WHAT THIS TASK INVOLVES =>
From the records below, set down exactly the lines starting with the line that contains "const float v" and going on through the line that contains "#define DISPATCH_NT_GROUPS(nt, ...)". Nothing else is wanted.
┌─ DATASET EXCERPTS
__global__ __launch_bounds__(256) void k_expand_wgrad_fix(TfnasCellDesc d, const float* __restrict__ cb1,
                                                          const double* __restrict__ red, size_t out_main) {
    __shared__ double ps[4][64];
    const int ic = d.ic, lane = threadIdx.x & 63, wv = threadIdx.x >> 6;
    const size_t e = (size_t)blockIdx.x * 64 + lane;
    const bool ok = e < out_main;
    int g = 0;
    size_t poff = 0;
    for (; g < d.G - 1; ++g) {
        const size_t n = (size_t)d.g[g].mc * ic;
        if (e < poff + n) break;
        poff += n;
    }
    const int m = ok ? (int)((e - poff) / ic) : 0, c = ok ? (int)(e - poff - (size_t)m * ic) : 0;
    const double* __restrict__ Gx = red + out_main;
    const float* __restrict__ w = d.g[g].w_expand + (size_t)m * ic;
    double wg0 = 0.0, wg1 = 0.0;
    for (int k = 4 * wv; k < ic; k += 16) {
        const f32x4 wq = ld4(w + k);
        wg0 += (double)wq.x * Gx[(size_t)k * ic + c] + (double)wq.z * Gx[(size_t)(k + 2) * ic + c];
        wg1 += (double)wq.y * Gx[(size_t)(k + 1) * ic + c] + (double)wq.w * Gx[(size_t)(k + 3) * ic + c];
    }
    ps[wv][lane] = wg0 + wg1;
    __syncthreads();
    if (wv == 0 && ok) {
        const double wg = (ps[0][lane] + ps[1][lane]) + (ps[2][lane] + ps[3][lane]);
        const f32x4 t = reinterpret_cast<const f32x4*>(cb1)[d.g[g].off + m];
        const double sx = Gx[(size_t)ic * ic + c], mu = t.x, r = t.y, t1 = t.z, t2 = t.w;
        const float v = (float)(r * (red[e] - t1 * sx - t2 * r * (wg - mu * sx)));
        float* __restrict__ o = d.g[g].g_expand + (e - poff);
        *o = (d.flags & TFNAS_CELL_ACCUM_WGRAD) ? *o + v : v;
    }
}

static const int kNtSmall[] = {1, 2, 3, 4, 5, 7};
static constexpr int kGtLdsFloats[8] = {0, GT<1>::LDS_FLOATS, GT<2>::LDS_FLOATS, GT<3>::LDS_FLOATS, GT<4>::LDS_FLOATS,
                                        GT<5>::LDS_FLOATS, 0, GT<7>::LDS_FLOATS};

#define NT_CASE(n, ...) case n: { constexpr int NT = n; __VA_ARGS__; } break;
#define DISPATCH_NT_GROUPS(nt, ...)   \
    switch (nt) {                     \
        NT_CASE(4, __VA_ARGS__)       \
        NT_CASE(5, __VA_ARGS__)       \
        NT_CASE(7, __VA_ARGS__)       \
        default: return TFNAS_EINVAL; \
    }
#define DISPATCH_NT(nt, ...)                         \
    switch (nt) {                                    \
        NT_CASE(1, __VA_ARGS__)                      \
        NT_CASE(2, __VA_ARGS__)                      \
        NT_CASE(3, __VA_ARGS__)                      \
        default: DISPATCH_NT_GROUPS(nt, __VA_ARGS__) \
    }
#define DISPATCH_MM(mode, ...)                                 \
    switch (mode) {                                            \
        case 0: { constexpr int MM = 0; __VA_ARGS__; } break;  \
        case 1: { constexpr int MM = 1; __VA_ARGS__; } break;  \
        case 3: { constexpr int MM = 3; __VA_ARGS__; } break;  \
        default: { constexpr int MM = 6; __VA_ARGS__; } break; \
    }
#define DISPATCH_ACT(act, ...) ACT_DISPATCH(act, __VA_ARGS__)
└─
RESPONSE =>
        const float v = (float)(r * (red[e] - t1 * sx - t2 * r * (wg - mu * sx)));
        float* __restrict__ o = d.g[g].g_expand + (e - poff);
        *o = (d.flags & TFNAS_CELL_ACCUM_WGRAD) ? *o + v : v;
    }
}

static const int kNtSmall[] = {1, 2, 3, 4, 5, 7};
static constexpr int kGtLdsFloats[8] = {0, GT<1>::LDS_FLOATS, GT<2>::LDS_FLOATS, GT<3>::LDS_FLOATS, GT<4>::LDS_FLOATS,
                                        GT<5>::LDS_FLOATS, 0, GT<7>::LDS_FLOATS};

#define NT_CASE(n, ...) case n: { constexpr int NT = n; __VA_ARGS__; } break;
#define DISPATCH_NT_GROUPS(nt, ...)   \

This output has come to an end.